This is an old, familiar story: exploitation of natural resources and aboriginal lands by mining interests, under the pretense of consultation, economic development, and protection. But Jean Charest’s Plan Nord is stupendous for its scale, for the level of government involvement, and for its influence on other governments in Canada.
The project is laid out as a 25-year plan that will see government and corporate investment combined to the tune of $80 billion. In its first five years, announced in last year’s budget, $1.2 billion will be spent on infrastructure — extending highways and other transportation corridors as well as telecommunications and feasibility studies for a deep-water port in Whapmagoostui-Kuujjuarapik. The plan will also put more than $2 billion into a gigantic slush fund for the Plan’s future development. Even that is not enough for some corporate interests, which have started pressuring the government to absorb costs associated with connecting to the Hydro-Quebec network.
The plan covers 72 per cent of Quebec’s geographic area, 1.2 million square kilometers. This includes James Bay, Nunavik and the North Shore — an area twice the size of France. Charest is pinning his hopes for support for both Plan Nord and for his re-election on the claim that the plan will create 20,000 jobs. He also claims it will include designating 50 per cent of the territory as protected.
The backdrop of Charest’s plan is the collapse of Quebec’s natural resources industries. Charest is desperate to save Quebec’s economy, and he’ll do anything to keep the corporations happy. He’s already taken several trips abroad to promote it, most recently to the European Union, where he presented to potential investors and met with government officials. Meanwhile, at hearings back home in Montreal, Charest’s Environment Minister, Pierre Arcand, suggested that mining would not be forbidden on the 50 per cent supposedly intended for protection.

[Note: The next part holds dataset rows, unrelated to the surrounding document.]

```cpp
namespace s2vt {

void set_error(const char* fmt, ...);
int check_hip(hipError_t e, const char* what);

#define S2VT_HIP(call)                                        \
    do {                                                      \
        int _rc = ::s2vt::check_hip((call), #call);           \
        if (_rc) return _rc;                                  \
    } while (0)

#define S2VT_LAUNCH_CHECK(name)                               \
    do {                                                      \
        int _rc = ::s2vt::check_hip(hipGetLastError(), name); \
        if (_rc) return _rc;                                  \
    } while (0)

#define S2VT_REQUIRE(cond, ...)                               \
    do {                                                      \
        if (!(cond)) {                                        \
            ::s2vt::set_error(__VA_ARGS__);                   \
            return -1;                                        \
        }                                                     \
    } while (0)

static inline int cdiv(int a, int b) { return (a + b - 1) / b; }

enum Option { O_GEMM_MODE, O_PERSIST, O_PERSIST_X3_FWD, O_PERSIST_X3_BWD, O_PIPE_BLOCK, O_GRAPH, O_DECODE_FUSED, O_CU_RESERVE, O_BPTT_UNITS, O_GEMV, O_PAD_MIN_BATCH, O_CORUN, O_BPTT_SOLO, O_COUNT };
int option(int id);
int option_set(int id, int value);
int planned_compute_units();
int cu_plan_cap(int n);
int cu_plan_cap_current();
bool cu_reserve_window(bool on);
struct CuPlanCap {
    int prev;
    explicit CuPlanCap(int n) : prev(cu_plan_cap(n)) {}
    ~CuPlanCap() { cu_plan_cap(prev); }
};

int coresident_capacity(const void* kernel, int block);
static inline size_t align_up(size_t x, size_t a) { return (x + a - 1) / a * a; }

struct RowMap {
    const int32_t* idx;
    int inner, outer;
};

__device__ __forceinline__ int map_row(const RowMap& m, int r) {
    if (m.idx) return m.idx[r];
    if (m.inner) return (r % m.inner) * m.outer + r / m.inner;
    return r;
}

__device__ __forceinline__ int map_row_perm(const RowMap& m, int r) {
    const int inner = m.inner ? m.inner : 1;
    const int pr = (r % inner) * m.outer + r / inner;
    return m.inner ? pr : r;
}

static __device__ __attribute__((aligned(16))) float g_zero4[4] = {0.f, 0.f, 0.f, 0.f};

__device__ __forceinline__ float sigmoidf_(float x) { return 1.0f / (1.0f + __expf(-x)); }
__device__ __forceinline__ float tanhf_(float x) { return 1.0f - 2.0f / (1.0f + __expf(2.0f * x)); }

__device__ __forceinline__ unsigned short bf16_rn_bits(float x) {
    unsigned int u = __float_as_uint(x);
    if ((u & 0x7fffffffu) > 0x7f800000u) return (unsigned short)((u >> 16) | 0x40);
    u += 0x7fffu + ((u >> 16) & 1u);
    return (unsigned short)(u >> 16);
}
__device__ __forceinline__ void split3_bits(float x, unsigned short (&o)[3]) {
    o[0] = bf16_rn_bits(x);
    const float r1 = x - __uint_as_float((unsigned int)o[0] << 16);
    o[1] = bf16_rn_bits(r1);
    const float r2 = r1 - __uint_as_float((unsigned int)o[1] << 16);
    o[2] = bf16_rn_bits(r2);
}

}
```

### s2vt-video-caption_amd/csrc/options.hip

```cpp
#include <ctype.h>
#include <limits.h>
#include <stdlib.h>
#include <string.h>

#include "../../include/s2vt_hip.h"
#include "common.h"

namespace s2vt {

struct OptionDef { const char* name; int def, lo, hi; };
static const OptionDef kOptions[O_COUNT] = {
     {"gemm_mode", 3, 0, 3},
     {"persist", 1, 0, 1},
     {"persist_x3_fwd", 1, 0, 1},
     {"persist_x3_bwd", 2, 0, 2},
     {"pipe_block", 32, 0, 4096},
     {"graph", 0, 0, 1},
     {"decode_fused", 1, 0, 1},
     {"cu_reserve", 0, 0, 128},
     {"bptt_units", 0, 0, 32},
     {"gemv", 1, 0, 2},
     {"pad_min_batch", 33, 1, 64},
     {"corun", 3, 0, 5},
     {"bptt_solo", 1, 0, 1},
};
static int g_value[O_COUNT];
static bool g_read[O_COUNT];

static int clamp_to(const OptionDef& d, int v) { return v < d.lo ? d.lo : (v > d.hi ? d.hi : v); }

int option(int id) {
    if (id < 0 || id >= O_COUNT) return 0;
    if (!g_read[id]) {
        const OptionDef& d = kOptions[id];
        char env[64] = "S2VT_";
        size_t n = strlen(env);
        for (const char* c = d.name; *c && n + 1 < sizeof(env); ++c) env[n++] = (char)toupper((unsigned char)*c);
        env[n] = 0;
        const char* e = getenv(env);
        int v = d.def;
        if (e && *e) {
            v = atoi(e);
            if (id == O_GEMM_MODE && v != 1 && v != 3) v = 0;
            v = clamp_to(d, v);
        }
        g_value[id] = v;
        g_read[id] = true;
    }
    return g_value[id];
}

int option_set(int id, int value) {
    const int prev = option(id);
    if (id >= 0 && id < O_COUNT && value >= 0) {
        if (id == O_GEMM_MODE && value != 1 && value != 3) value = 0;
        g_value[id] = clamp_to(kOptions[id], value);
    }
    return prev;
}

static thread_local int t_cu_cap = 0;
static thread_local bool t_reserve_window = false;

bool cu_reserve_window(bool on) {
    const bool prev = t_reserve_window;
    t_reserve_window = on;
    return prev;
}

int planned_compute_units() {
    static int device_cus = 0;
    if (!device_cus) {
        int dev = 0, n = 0;
        if (hipGetDevice(&dev) != hipSuccess || hipDeviceGetAttribute(&n, hipDeviceAttributeMultiprocessorCount, dev) != hipSuccess || n < 8) n = 256;
        (void)hipGetLastError();
        device_cus = n;
    }
    int n = device_cus;
    const int reserve = t_reserve_window ? option(O_CU_RESERVE) : 0;
    if (reserve > 0 && reserve < n - 8) n -= reserve;
    if (t_cu_cap >= 8 && t_cu_cap < n) n = t_cu_cap;
    return n / 8 * 8;
}

int cu_plan_cap_current() { return t_cu_cap; }

int cu_plan_cap(int n) {
    const int prev = t_cu_cap;
    t_cu_cap = n > 0 ? n : 0;
    return prev;
}

int option_id(const char* name) {
    if (!name) return -1;
    for (int i = 0; i < O_COUNT; ++i)
        if (strcmp(name, kOptions[i].name) == 0) return i;
    return -1;
}

}

extern "C" {

int32_t s2vt_set_option(const char* name, int32_t value) {
    const int id = s2vt::option_id(name);
    if (id < 0) {
        s2vt::set_error("s2vt_set_option: unknown option '%s'", name ? name : "(null)");
// ... 10 lines not shown
```

Baseline: 504,300 frames/s.

## Use one joint partial-sum ring to enlarge one-layer BPTT blocks

Adds a bptt_block option and, in the solo one-layer BPTT path, treats the two layers' adjacent partial-sum rings as one joint ring. This allows larger time blocks (possibly the whole sequence), which means fewer persistent-kernel launches and handoffs. It also splits the output-projection weight-grad work into several parts for large blocks and moves the vid_w_hh co-run GEMM to start at the encoder/decoder boundary. The cost is less overlap granularity between the recurrence and the co-running GEMMs, and it relies on the two ring buffers being laid out contiguously in the workspace.

```diff
diff --git a/s2vt-video-caption_amd/csrc/api_train.hip b/s2vt-video-caption_amd/csrc/api_train.hip
--- a/s2vt-video-caption_amd/csrc/api_train.hip
+++ b/s2vt-video-caption_amd/csrc/api_train.hip
@@ -14,6 +14,26 @@
     int xnslots; int64_t xpslot, xhp;
     size_t bytes;
 };
+
+static int bptt_one_layer_block(int L, int ring_slots) {
+    const int n = option(O_BPTT_BLOCK);
+    if (n > 0) return n;
+    const int cap = ring_slots - 1;
+    if (cap >= L) return L;
+    if (cap < 1) return balanced_block(L, pipe_block());
+    const int nblk = (L + cap - 1) / cap;
+    return (L + nblk - 1) / nblk;
+}
+static int bptt_ring_slots(int B, int L) {
+    const int T = 2 * L - 1;
+    int slots = (pipe_block() < T ? pipe_block() : T) + 1;
+    const int n = option(O_BPTT_BLOCK);
+    if (n > 0 && gemm_mode() == 3 && option(O_CORUN) > 0 && option(O_BPTT_SOLO) != 0 && B % 64 == 0 && (int64_t)(L - 1) * B >= 2560) {
+        const int longest = n < L ? n : L;
+        if ((longest + 2) / 2 > slots) slots = (longest + 2) / 2;
+    }
+    return slots;
+}
 
 static TrainWS carve_train(const s2vt_dims& d, void* base) {
     const size_t B = d.B, L = d.L, H = d.H, E = d.E, V = d.V, T = 2 * L - 1;
@@ -42,8 +62,7 @@
     {
         const bool can = w.xkp > 0 && B % 32 == 0 && pipe_block() > 0 && option(O_PERSIST_X3_BWD) != 0 && persist_on() &&
                          (option(O_PERSIST_X3_BWD) == 1 || B * cdiv((int)H, 16) / 32 * 2 <= 256);
-        const size_t maxblk = (size_t)pipe_block() < T ? (size_t)pipe_block() : T;
-        w.xnslots = can ? (int)maxblk + 1 : 0;
+        w.xnslots = can ? bptt_ring_slots((int)B, (int)L) : 0;
         w.xhp = (int64_t)((H + 15) / 16 * 16);
         w.xpslot = can ? (int64_t)lstm_seq_bwd_x3_part_slot_floats((int)B, (int)H) : 0;
         w.xwt1 = c.take<unsigned short>(can ? 3 * (size_t)w.xkp * 4 * w.xhp : 0);
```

Charest and his government have already embarked on a massive charm operation, at the taxpayers’ expense, with a tour of Québec’s regional chambers of commerce and an expensive ad campaign.
Opposition
Significant social forces are already arrayed against the plan. The Conféderation des syndicats nationaux (CSN), Quebec’s second largest union, has expressed its severe concerns about the plan’s ability to protect that 50 per cent, when no controls are in place to ensure exploitation of the other 50 per cent will not hurt the entire region.
Nature Quebec, Greenpeace, and many other environmental groups are extremely skeptical of the time lines and the feasibility of the incremental increases in protected territory supposedly part of Plan Nord, when the government does not consider deforestation an industrial activity (only 10 per cent of forests are to be protected), and plans to establish infrastructure and allow exploration and tourism in supposedly protected areas.
First Nations groups have also expressed concerns about the impact of industrial development. The Inuit, the Innu, the Cree, the Naskapis of Schefferville, the Algonquin, and the Atikamekw, all have grave misgivings.
Plan Nord is, more than anything else, a giant appeal for corporate investment. It has been on the drawing board since the last Quebec election. There are no guarantees that it will work even for the interests of those for whom it was created: big mining, big energy, and big exploiters.
Resistance has been significant, though scattered. In one recent example, on March 5, Innu activists blockaded highway 138 in protest of the La Romaine Hydroelectric Complex megaproject in their traditional territory. The Romaine river is one of the few major rivers in Québec still free from hydro dams. Mohawk and other allies protested in Montreal in solidarity. The project has been linked to Plan Nord. The blockade was shut down after a week. “We had the Arab Spring, I think we’re now seeing an Innu Spring,” said a spokesperson from the Alliance Romaine (a coalition established to protect the Romaine river), supporting the Innu. The blockade followed a similar blockade of route 167 by Cree activists in January. Sections of the Cree have agreed to support the Plan with some conditions, but many still oppose it.
So far, much of the rest of the opposition to Plan Nord has been in the form of lobbying and media communications.
Earth Day
That will all change on Earth Day, April 22, 2012. On that day Charest will meet with business leaders interested in cashing in on Plan Nord. Marches will start at 2 pm in cities across Quebec, timed to coincide with the start of Charest’s summit in Montreal.
The summit could be the launching pad for the Liberal’s election campaign, attempting to win a fourth election in 10 years in spite of dissatisfaction rates having remained at a steady 70 per cent for several months.
On the same weekend, la Coalition avenir Québec (CAQ) will hold its founding convention. The environment was absent in the initial policy statements of CAQ and it supports both the exploitation of the North and the tuition fee increase that provoked the ongoing student strike. Charest’s strategy seems to be an attempt at uniting the right and repolarizing the political scene between his Liberals and their old adversary, Marois’ Parti Québécois.
The organizers of Earth Day in Quebec, which include dozens of environmental groups, church leaders, artists and other social movement leaders, have made the North a key element. The news about Plan Nord is getting out to the mass of ordinary people in Quebec — in part, because the striking students have also been raising it. As the student strike continues to radicalize thousands, Earth day could be an opportunity for a convergence of forces against the government.
2012 is shaping up to continue to be a Quebec spring.